Everything needs to be rethought with the assumption that software will increasingly interact with agents rather than humans. Databases, APIs, and other services designed for human interaction patterns will need fundamental redesigns. The challenge is making agents work together effectively, determining where deterministic code interfaces with agents, and building platforms that support rapid iteration as models and capabilities evolve.

Teams should shift engineering emphasis from wrapping agents with deterministic glue to engineering the agents themselves – their tools, memories, policies, evaluations, and iteration loops. The infrastructure needs to support this shift with appropriate abstractions and tooling.

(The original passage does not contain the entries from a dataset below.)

# sundy-li/strawboat

Measured on AMD Instinct MI355X. Metric: encode+decode GB/s (uncompressed Arrow bytes) per GPU; 1/2/4/8-GPU scaling, higher is better.
Workload: dtype f64 bit patterns (integer/bit work, no arithmetic); 1 GPU; C2: 512 x 1M-row nullable Float64 columns per GPU, 64Ki-row pages, codec adaptive, inputs resident in HBM; columns_per_gpu=512, rows_per_column=1000000, page_rows=65536, parallelism=pages of independent columns sharded across 1 GPU(s)

## Files before the change

### strawboat_amd/csrc/sb_encode.hip

```cpp
#include <cstring>
#include <type_traits>
#include <utility>
#include <vector>

#include "sb_host.h"
#include "sb_lz4.h"
#include "sb_zstd_enc.h"

namespace sb {

struct EncCol {
    const uint8_t* values;
    const uint8_t* validity;
    const uint8_t* offsets;
    const uint8_t* heads;
    uint8_t* out;
    uint64_t values_bit_offset;
    uint64_t values_len;
    uint64_t values_len_total;
    uint64_t validity_bit_offset;
    uint64_t out_cap;
    uint64_t rows;
    int32_t ptype;
    int32_t nullable;
// ... 3056 lines not shown
#include "sb_select_big.h"
#include "sb_dict_big.h"
#include "sb_bin_page.h"

constexpr uint32_t BIN_LDS_SLOTS = 16384;

constexpr uint32_t BH_ROWS = 2048;
#ifndef BV_ROWS_
#define BV_ROWS_ 4096
#endif
constexpr uint32_t BV_ROWS = BV_ROWS_;
__global__ void __launch_bounds__(WG) k_enc_bin_hash(EncodeArgs a) {
    const uint32_t page = blockIdx.x + a.page_base;
    const EncPage p = get_page(a, page);
    if (p.codec != CODEC_ON_DEVICE || p.h64_off == ~0ull) return;
    const uint64_t r0 = (uint64_t)blockIdx.y * BH_ROWS;
    if (r0 >= p.rows) return;
    if (bp_page_done(a, p, page)) return;
    const EncCol c = get_col(a, p.col);
    const uint64_t r1 = min(p.rows, r0 + BH_ROWS);
    uint64_t* h64 = (uint64_t*)(a.scratch + p.h64_off);
    auto body = [&](auto bk) {
        constexpr int U = 8;
        for (uint64_t base = r0 + threadIdx.x; base < r1; base += (uint64_t)WG * U) {
            uint64_t b[U], e[U];
#pragma unroll
            for (int u = 0; u < U; u++) {
                const uint64_t i = base + (uint64_t)u * WG;
                const uint64_t ic = i < r1 ? i : r0;
                b[u] = bk.beg(ic);
                e[u] = bk.beg(ic + 1);
            }
#pragma unroll
            for (int u = 0; u < U; u++) {
                const uint64_t i = base + (uint64_t)u * WG;
                if (i < r1) gst64(h64 + i, bin_hash_bytes(bk.values, b[u], e[u], c.values_len));
            }
        }
    };
    const ValidView vv{c.validity, c.validity_bit_offset + p.row0};
    if (c.ptype == SB_TYPE_BINARY)
        body(BinKeys<int32_t>{c.offsets + p.row0 * 4, c.values, vv});
    else if (c.ptype == SB_TYPE_LARGE_BINARY)
        body(BinKeys<int64_t>{c.offsets + p.row0 * 8, c.values, vv});
}

__global__ void __launch_bounds__(WG) k_enc_bin_verify(EncodeArgs a, uint32_t tiles_per_page) {
    const uint32_t lin = blockIdx.x, xcd = lin & 7, j = lin >> 3;
    const uint32_t pidx = (j / tiles_per_page) * 8 + xcd, tile = j % tiles_per_page;
    if (pidx >= a.n_pages) return;
    const uint32_t page = pidx + a.page_base;
    const EncPage p = get_page(a, page);
    if (p.codec != CODEC_ON_DEVICE || p.h64_off == ~0ull || !p.aux_bytes) return;
    const uint64_t r0 = (uint64_t)tile * BV_ROWS;
    if (r0 >= p.rows) return;
    if (bp_page_done(a, p, page)) return;
    uint32_t* aux = (uint32_t*)(a.scratch + p.aux_off);
    if (!bh_fits(p.rows, p.aux_bytes)) return;
    const uint32_t magic = gld32(aux + BH_W_MAGIC);
    if (magic != BH_MAGIC && magic != BH_TAGS_USED) return;
    if (a.flags & SB_WRITE_DEBUG_VERIFY_FAIL_BIT) {
        if (threadIdx.x == 0 && tile == 0) atomicOr(aux + BH_W_BAD, 1u);
        return;
    }
    const EncCol c = get_col(a, p.col);
    const uint64_t r1 = min(p.rows, r0 + BV_ROWS);
    const ValidView vv{c.validity, c.validity_bit_offset + p.row0};
    const uint16_t* slot16 = (const uint16_t*)(aux + BH_W_SLOT16);
    const uint16_t* rep16 = (const uint16_t*)(aux + BH_W_REP16);
    const uint64_t* h64 = (const uint64_t*)(a.scratch + p.h64_off);
    bool ok = true;
    auto body = [&](auto keys) {
        using KT = decltype(keys);
        constexpr int VU = 8;
        constexpr bool O32 = sizeof(keys.k.beg(0)) == 8 && std::is_same<KT, BinKeysHashed<int32_t>>::value;
        const uint8_t* offs = keys.k.offs;
        const uint8_t* values = keys.k.values;
        const uint64_t vlen = c.values_len;
        for (uint64_t base = r0 + threadIdx.x; base < r1; base += (uint64_t)WG * VU) {
            uint32_t g[VU];
            uint64_t br[VU], er[VU], bg[VU], eg[VU];
            bool need[VU];
#pragma unroll
            for (int u = 0; u < VU; u++) {
                const uint64_t row = base + (uint64_t)u * WG;
                const uint64_t rc = row < r1 ? row : r0;
                g[u] = ldu16((const uint8_t*)(rep16 + ldu16((const uint8_t*)(slot16 + rc))));
                need[u] = row < r1 && g[u] != (uint32_t)rc;
                if (!need[u]) g[u] = (uint32_t)rc;
            }
#pragma unroll
            for (int u = 0; u < VU; u++) {
                const uint64_t row = base + (uint64_t)u * WG;
                const uint64_t rc = row < r1 ? row : r0;
                if constexpr (O32) {
                    const uint64_t pr = ldu64(offs + rc * 4), pg = ldu64(offs + (uint64_t)g[u] * 4);
                    br[u] = (uint32_t)pr; er[u] = pr >> 32; bg[u] = (uint32_t)pg; eg[u] = pg >> 32;
                } else {
                    br[u] = keys.k.beg(rc); er[u] = keys.k.beg(rc + 1); bg[u] = keys.k.beg(g[u]); eg[u] = keys.k.beg((uint64_t)g[u] + 1);
                }
            }
#pragma unroll
            for (int u = 0; u < VU; u++) {
                if (!need[u]) continue;
                const uint64_t n = er[u] - br[u];
                if (n != eg[u] - bg[u]) {
                    ok = false;
                    continue;
                }
                if (n <= 32 && br[u] + 32 <= vlen && bg[u] + 32 <= vlen) {
                    const u32x4 a4 = ldu128(values + br[u]), b4 = ldu128(values + bg[u]);
                    const u32x4 a5 = ldu128(values + br[u] + 16), b5 = ldu128(values + bg[u] + 16);
                    auto msk = [](uint64_t have) -> uint64_t { return have >= 8 ? ~0ull : ((1ull << (8 * have)) - 1); };
                    const uint64_t d0 = ((uint64_t)(a4.x ^ b4.x)) | ((uint64_t)(a4.y ^ b4.y) << 32), d1 = ((uint64_t)(a4.z ^ b4.z)) | ((uint64_t)(a4.w ^ b4.w) << 32);
                    const uint64_t d2 = ((uint64_t)(a5.x ^ b5.x)) | ((uint64_t)(a5.y ^ b5.y) << 32), d3 = ((uint64_t)(a5.z ^ b5.z)) | ((uint64_t)(a5.w ^ b5.w) << 32);
                    const uint64_t x = (d0 & msk(n)) | (d1 & msk(n > 8 ? n - 8 : 0)) | (d2 & msk(n > 16 ? n - 16 : 0)) | (d3 & msk(n > 24 ? n - 24 : 0));
                    if (x) ok = false;
                } else {
                    const uint64_t row = base + (uint64_t)u * WG;
                    if (!keys.k.eq(g[u], row)) ok = false;
                }
            }
        }
    };
    if (c.ptype == SB_TYPE_BINARY)
        body(BinKeysHashed<int32_t>{BinKeys<int32_t>{c.offsets + p.row0 * 4, c.values, vv}, h64, c.values_len});
    else
        body(BinKeysHashed<int64_t>{BinKeys<int64_t>{c.offsets + p.row0 * 8, c.values, vv}, h64, c.values_len});
    if (!ok) atomicOr(aux + BH_W_BAD, 1u);
}
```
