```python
class DeviceFrame(object):
    __slots__ = ("ctx", "handle", "height", "width", "keep", "transient", "__weakref__")

    def __init__(self, ctx, handle, height, width, keep=None, transient=False):
        self.ctx, self.handle, self.height, self.width, self.keep = ctx, handle, height, width, keep
        self.transient = transient

    @property
    def shape(self):
        return (self.height, self.width, 3)

    def release(self):
        if self.handle is not None and self.ctx._h is not None:
# ... 781 lines not shown
        check(self._l.pvf_debug_extract_chip(self._h, f.handle, ptr(r), float(cs), float(sn), rows, cols, ptr(out)))
        return out

    EMBED_STAGES = 30

    def embed_stage(self, chips, stage, split):
        chips = np.ascontiguousarray(chips, np.uint8).reshape(-1, 150, 150, 3)
        n = len(chips)
        dims = np.zeros(3, np.int32)
        check(self._l.pvf_debug_embed_stage(self._h, None, n, 1 if split else 0, int(stage), None, ptr(dims), None))
        out = np.zeros((n,) + tuple(int(d) for d in dims), np.float32)
        flags = np.zeros(n, np.int32)
        check(self._l.pvf_debug_embed_stage(self._h, ptr(chips), n, 1 if split else 0, int(stage), ptr(out), ptr(dims), ptr(flags)))
        return out, flags

    def debug_conv(self, x, w, bias, gamma, beta, stride=1, pad=1, skip=None, skip_mode=0, out_hw=None, split=False, force_generic=False):
        x = np.ascontiguousarray(x, np.float32)
        w = np.ascontiguousarray(w, np.float32)
        B, H, W, cin = x.shape
        cout, wc, k, k2 = w.shape
        if wc != cin or k != k2:
            raise ValueError("debug_conv: weights do not fit the input")
        ah, aw = 1 + (H + 2 * pad - k) // stride, 1 + (W + 2 * pad - k) // stride
        xh = xw = xc = sh = sw = 0
        if skip is not None:
            skip = np.ascontiguousarray(skip, np.float32)
        if skip_mode == 2:
            _, xh, xw, xc = skip.shape
            sh, sw = xh // 2, xw // 2
        oh, ow = out_hw if out_hw is not None else (max(ah, sh), max(aw, sw))
        if skip_mode == 1 and skip.shape != (B, oh, ow, cout):
            raise ValueError("debug_conv: the skip tensor must have the output's shape")
        if skip_mode == 2 and skip.shape[0] != B:
            raise ValueError("debug_conv: one skip map per face")
        par = [np.ascontiguousarray(v, np.float32).reshape(-1) for v in (bias, gamma, beta)]
        if any(v.size != cout for v in par):
            raise ValueError("debug_conv: bias, gamma and beta have one value per output channel")
        geom = np.array([B, H, W, cin, oh, ow, cout, ah, aw, k, stride, pad, skip_mode, xh, xw, xc, sh, sw], np.int32)
        out = np.zeros((B, max(oh, 0), max(ow, 0), cout), np.float32)
        flags = np.zeros(B, np.int32)
        check(self._l.pvf_debug_conv(self._h, ptr(geom), ptr(x), ptr(w), ptr(par[0]), ptr(par[1]), ptr(par[2]),
                                     ptr(skip) if skip is not None else None, 1 if split else 0, 1 if force_generic else 0, ptr(out), ptr(flags)))
        return out, flags

    def embed_head(self, x):
        x = np.ascontiguousarray(x, np.float32)
        n, hw, ch = x.shape
        if ch != 256:
            raise ValueError("embed_head: 256 channels")
        out = np.zeros((n, 128), np.float32)
        check(self._l.pvf_debug_embed_head(self._h, ptr(x), n, hw, ptr(out)))
        return out

    def shot_dfd(self, frames, width, height, tables, want_gray=False, want_flow=False):
        n = len(frames)
        t = np.ascontiguousarray(tables, np.float32)
        if t.shape != (22,):
# ... 390 lines not shown
    def cluster_dist(self, D, row_start, threshold):
        return self._cluster_dist(D, row_start, threshold)[:2]

    def cluster_dist_cooccur(self, D, row_start, threshold, extent, flags=0):
        return self._cluster_dist(D, row_start, threshold, self._extent(extent, len(row_start) - 1), flags)

    def detector_screening(self, on=True, list_cap=0):
        check(self._l.pvf_detector_screening(self._h, 1 if on else 0, int(list_cap)))

    def detector_screening_stats(self):
        b, n, r, pe = C.c_int64(0), C.c_int64(0), C.c_int64(0), C.c_double(-1.0)
        bounds = np.zeros(8, np.float64)
        check(self._l.pvf_detector_screening_stats(self._h, C.byref(b), C.byref(n), C.byref(r), ptr(bounds), C.byref(pe)))
        return {"batches": b.value, "listed": n.value, "retries": r.value, "bounds": bounds[:5].tolist(), "pipe_err": pe.value}

    def embedder_split(self, on=True):
        check(self._l.pvf_embedder_split(self._h, 1 if on else 0))

    def embedder_split_stats(self):
        f, r, pe = C.c_int64(0), C.c_int64(0), C.c_double(-1.0)
        check(self._l.pvf_embedder_split_stats(self._h, C.byref(f), C.byref(r), C.byref(pe)))
        return {"faces": f.value, "reruns": r.value, "pipe_err": pe.value}

    def prof_enable(self, on=True):
        check(self._l.pvf_prof_enable(self._h, 1 if on else 0))

    def prof_reset(self):
        check(self._l.pvf_prof_reset(self._h))

    def prof_get(self, family):
        ms, n = C.c_double(0), C.c_int64(0)
        check(self._l.pvf_prof_get(self._h, family.encode(), C.byref(ms), C.byref(n)))
# ... 17 lines not shown
```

Practical Guidance for Teams

If I’m leading an AI application team, what should I prioritize in the next quarter?

Focus on five key areas:

Own your reliability loop: Implement comprehensive health checks, job resumption capabilities, and workload-aware caching. Treat failures as inevitable and build recovery into your system from the start.
Stabilize behavior: Create CI/CD pipelines for prompts, datasets, and models with task-specific evaluations. Track outcomes across versions so changes in providers, quantization approaches, or base models don’t silently break your product. Store prompts and model choices as code, diff them, and gate changes with behavioral test suites including golden sets, adversarial cases, and cost/latency budgets.
Right-size models: Prefer small fine-tuned models for cost and predictability. Add reasoning capabilities only where they measurably improve outcomes enough to justify the cost. Use quantization and distillation to push inference costs down – train on bigger clusters, then deploy smaller artifacts to cheaper hardware.
Design for data movement: Co-locate compute and storage when possible, use sharded weights and multi-tier caches. Understand that bandwidth, not just latency, is a critical bottleneck for AI workloads.
Keep it simple first: Start with monolithic deployments using composable code paths. Break into microservices only when scale proves the need – for example, when you need to independently scale ASR, embedding, reranker, and generator components.

Is “serverless, instant, auto-scaling” the right target for AI infrastructure?

These terms are overloaded in the AI context. Instead, prioritize proximal objectives: fast cold starts via model-aware caching, scale-to-zero where it makes sense, resilient job resumption, and smooth developer ergonomics. You’ll get most of the benefits users expect from “serverless” without chasing a marketing label. The platform should let you promote components to microservices without re-architecting everything.